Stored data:
template <int P>
__device__ __forceinline__ double np_sum_regs(const double (&a)[P]) {
    if constexpr (P < 8) {
        double res = 0.0;
#pragma unroll
        for (int i = 0; i < P; ++i) res += a[i];
        return res;
    } else {
        double r[8];
#pragma unroll
        for (int i = 0; i < 8; ++i) r[i] = a[i];
        constexpr int LIM = P - (P % 8);
#pragma unroll
        for (int i = 8; i < LIM; i += 8) {
#pragma unroll
            for (int k = 0; k < 8; ++k) r[k] += a[i + k];
        }
        double res = pairwise8(r);
#pragma unroll
        for (int i = LIM; i < P; ++i) res += a[i];
        return res;
    }
}

template <int P>
__device__ __forceinline__ double np_sum_first(const double (&a)[P], int n) {
    double res = 0.0;
    if (n < 8) {
#pragma unroll
        for (int i = 0; i < (P < 8 ? P : 7); ++i)
            if (i < n) res += a[i];
        return res;
    }
    if constexpr (P >= 8) {
        double r[8];
#pragma unroll
        for (int i = 0; i < 8; ++i) r[i] = a[i];
        const int lim = n - (n % 8);
#pragma unroll
        for (int i = 8; i + 8 <= P; i += 8) {
            if (i < lim) {
#pragma unroll
                for (int k = 0; k < 8; ++k) r[k] += a[i + k];
            }
        }
        res = pairwise8(r);
#pragma unroll
        for (int i = 8; i < P; ++i)
            if (i >= lim && i < n) res += a[i];
    }
    return res;
}

typedef float v4f_t __attribute__((ext_vector_type(4)));
template <int I, int N, class F>
__device__ __forceinline__ void static_for(F &&f) {
    if constexpr (I < N) {
        f(std::integral_constant<int, I>{});
        static_for<I + 1, N>(f);
    }
}
template <int OFF>
__device__ __forceinline__ void store_slot_masked(const void *base, uint32_t voff, uint32_t v0, uint32_t v1, uint32_t v2, uint32_t v3,
                                                  v4f_t val, uint64_t m0, uint64_t m1, uint64_t m2, uint64_t m3, uint64_t m_nt) {
    uint64_t sv;
    asm volatile("s_mov_b64 %0, exec\n\t"
                 "s_mov_b64 exec, %1\n\tglobal_store_dword %6, %7, %12 offset:%13\n\t"
                 "s_mov_b64 exec, %2\n\tglobal_store_dword %6, %8, %12 offset:%13+4\n\t"
                 "s_mov_b64 exec, %3\n\tglobal_store_dword %6, %9, %12 offset:%13+8\n\t"
                 "s_mov_b64 exec, %4\n\tglobal_store_dword %6, %10, %12 offset:%13+12\n\t"
                 "s_mov_b64 exec, %5\n\tglobal_store_dwordx4 %6, %11, %12 offset:%13 nt\n\t"
                 "s_mov_b64 exec, %0\n\ts_nop 0"
                 : "=&s"(sv) : "s"(m0), "s"(m1), "s"(m2), "s"(m3), "s"(m_nt), "v"(voff), "v"(v0), "v"(v1), "v"(v2), "v"(v3), "v"(val),
                   "s"(base), "n"(OFF));
}
__device__ __forceinline__ uint32_t quad_or(uint32_t v) {
    v |= (uint32_t)__builtin_amdgcn_update_dpp(0, (int)v, 0xB1, 0xF, 0xF, true);
    v |= (uint32_t)__builtin_amdgcn_update_dpp(0, (int)v, 0x4E, 0xF, 0xF, true);
    return v;
}

__device__ __forceinline__ void prefetch3(uint32_t &r0, uint32_t &r1, uint32_t &r2, const void *b0, uint32_t o0, const void *b1, uint32_t o1,
                                          const void *b2, uint32_t o2) {
    asm volatile("s_nop 4\n\tglobal_load_dword %0, %3, %4\n\tglobal_load_dword %1, %5, %6\n\tglobal_load_dword %2, %7, %8"
                 : "=&v"(r0), "=&v"(r1), "=&v"(r2) : "v"(o0), "s"(b0), "v"(o1), "s"(b1), "v"(o2), "s"(b2));
}
template <int N>
__device__ __forceinline__ void prefetch_wait(uint32_t &r0, uint32_t &r1, uint32_t &r2) {
    static_assert(N >= 0 && N < 64, "vmcnt is a 6-bit field");
    asm volatile("s_waitcnt vmcnt(%3)" : "+v"(r0), "+v"(r1), "+v"(r2) : "n"(N) : "memory");
}

template <int LN>
__device__ __forceinline__ void put_lane(uint32_t &w, uint32_t v) {
    const uint32_t sv = (uint32_t)__builtin_amdgcn_readfirstlane((int)v);
    asm("v_writelane_b32 %0, %1, %2" : "+v"(w) : "s"(sv), "n"(LN));
}
template <int LN, int END>
__device__ __forceinline__ void put_zero_from(uint32_t &w) {
    if constexpr (LN < END) {
        put_lane<LN>(w, 0u);
        put_zero_from<LN + 1, END>(w);
    }
}

template <class S, int NT>
struct Fill {
    static constexpr int NEEDW = (S::XS * S::YS + 3) / 4;
    static constexpr int TABW = S::TABLED ? 2 * S::DV : 0;
    static constexpr int J_MAP = (S::GSZ + NT - 1) / NT;
    static constexpr int J_NEED = 2 * J_MAP;
    static constexpr int J_VT = J_NEED + (NEEDW + NT - 1) / NT;
    static constexpr int J_TAB = J_VT + (S::NVT + NT - 1) / NT;
    static constexpr int J_END = J_TAB + (TABW + NT - 1) / NT;
    static constexpr int first(int j) { return j < J_MAP ? 0 : j < J_NEED ? J_MAP : j < J_VT ? J_NEED : j < J_TAB ? J_VT : J_TAB; }
    static constexpr int words(int j) { return j < J_NEED ? S::GSZ : j < J_VT ? NEEDW : j < J_TAB ? S::NVT : TABW; }
};
template <class S, int NT, int J>
__device__ __forceinline__ uint32_t fill_load(uint32_t utid, const uint32_t *cnt, const uint32_t *map, const uint32_t *vtab, const uint32_t *tab) {
    using F = Fill<S, NT>;
    constexpr int t = J - F::first(J), n = F::words(J);
    const uint32_t k = utid + (uint32_t)(NT * t);
    const uint32_t kc = (NT * (t + 1) <= n) ? k : (k < (uint32_t)n ? k : (uint32_t)n - 1u);
    if constexpr (J < F::J_MAP) return cnt[kc];
    else if constexpr (J < F::J_NEED) return map[kc];
    else if constexpr (J < F::J_VT) return map[(uint32_t)S::GSZ + kc];
    else if constexpr (J < F::J_TAB) return vtab[kc];
    else return tab[kc];
}
template <class S, int NT, int J, bool FIRST>
__device__ __forceinline__ void fill_store(uint32_t *L, uint32_t utid, uint32_t v) {
    using F = Fill<S, NT>;
    constexpr int t = J - F::first(J), n = F::words(J);
    const uint32_t k = utid + (uint32_t)(NT * t);
    if ((NT * (t + 1) <= n) || k < (uint32_t)n) {
        if constexpr (J < F::J_MAP) {
            L[S::GSZ + k] = v;
            L[2 * S::GSZ + k] = v;
        } else if constexpr (J < F::J_NEED) L[k] = v;
        else if constexpr (J < F::J_VT) L[S::X_NEED + k] = v;
        else if constexpr (J < F::J_TAB) L[S::X_VTAB + k] = v;
        else L[S::X_TAB + k] = v;
    }
    if constexpr (FIRST && J == F::J_MAP) {
        if (utid == 0u) {
            L[S::X_FILL] = v;
            L[S::X_SKIP] = SENT;
        }
    }
}
template <int N>
__device__ __forceinline__ void staged_wait(uint32_t *a) {
    if constexpr (N >= 8) {
        asm volatile("" : "+v"(a[N - 1]), "+v"(a[N - 2]), "+v"(a[N - 3]), "+v"(a[N - 4]), "+v"(a[N - 5]), "+v"(a[N - 6]), "+v"(a[N - 7]), "+v"(a[N - 8]));
        staged_wait<N - 8>(a);
    } else if constexpr (N >= 4) {
        asm volatile("" : "+v"(a[N - 1]), "+v"(a[N - 2]), "+v"(a[N - 3]), "+v"(a[N - 4]));
        staged_wait<N - 4>(a);
    } else if constexpr (N >= 2) {
        asm volatile("" : "+v"(a[N - 1]), "+v"(a[N - 2]));
        staged_wait<N - 2>(a);
    } else if constexpr (N == 1) {
        asm volatile("" : "+v"(a[0]));
    }
}
template <class S, int NT, int J0, int J1, int CAP, bool FIRST>
__device__ __forceinline__ void fill_trips(uint32_t *L, uint32_t utid, const uint32_t *cnt, const uint32_t *map, const uint32_t *vtab, const uint32_t *tab) {
    if constexpr (J0 < J1) {
        constexpr int JB = J0 + CAP < J1 ? J0 + CAP : J1;
        uint32_t st[JB - J0];
        static_for<J0, JB>([&](auto jc) {
            if constexpr (decltype(jc)::value == JB - 1) __builtin_amdgcn_sched_barrier(0);
            st[decltype(jc)::value - J0] = fill_load<S, NT, decltype(jc)::value>(utid, cnt, map, vtab, tab);
        });
        staged_wait<JB - J0>(st);
        static_for<J0, JB>([&](auto jc) { fill_store<S, NT, decltype(jc)::value, FIRST>(L, utid, st[decltype(jc)::value - J0]); });
        fill_trips<S, NT, JB, J1, CAP, FIRST>(L, utid, cnt, map, vtab, tab);
    }
}
constexpr int FILL_FIRST = 56, FILL_BATCH = 16;

#ifndef MADRL_ABLATE
#define MADRL_ABLATE 0
#endif
#ifndef MADRL_PW_EXP
#define MADRL_PW_EXP 0
#endif

template <class S, int MODE, bool INJECT, bool CTRL = false>
__global__ __launch_bounds__(64) MADRL_PW_OCC void pursuit_wave_kernel(const WaveDev d, const WaveIO io) {
    static_assert(!CTRL || (S::E >= S::P && (MODE == 0 || INJECT)), "evader control: n_evaders >= n_pursuers, flexible instantiation");
    static_assert(!CTRL || !S::LIVE, "evader control has no per-env agent counts");
    static_assert(!S::TO || (MODE == 1 && INJECT && !CTRL), "the two-buffer step: the flexible step kernel only");
    constexpr int P = S::P, E = S::E, A = S::A, GW = S::GW, PAD = S::PAD, GSZ = S::GSZ, NS = S::NS;
    __shared__ __attribute__((aligned(16))) uint32_t L[S::LDS_DWORDS];
    const int lane = threadIdx.x;
    const uint32_t ulane = threadIdx.x;
    const bool is_p = lane < P;
    const int eslot = lane - P;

» **EXERCISE DIRECTIONS**
Which lines in the records contain the word "bool"? Copy each one.

» **ANSWER TO THE EXERCISE**
template <class S, int NT, int J, bool FIRST>
template <class S, int NT, int J0, int J1, int CAP, bool FIRST>
template <class S, int MODE, bool INJECT, bool CTRL = false>
    const bool is_p = lane < P;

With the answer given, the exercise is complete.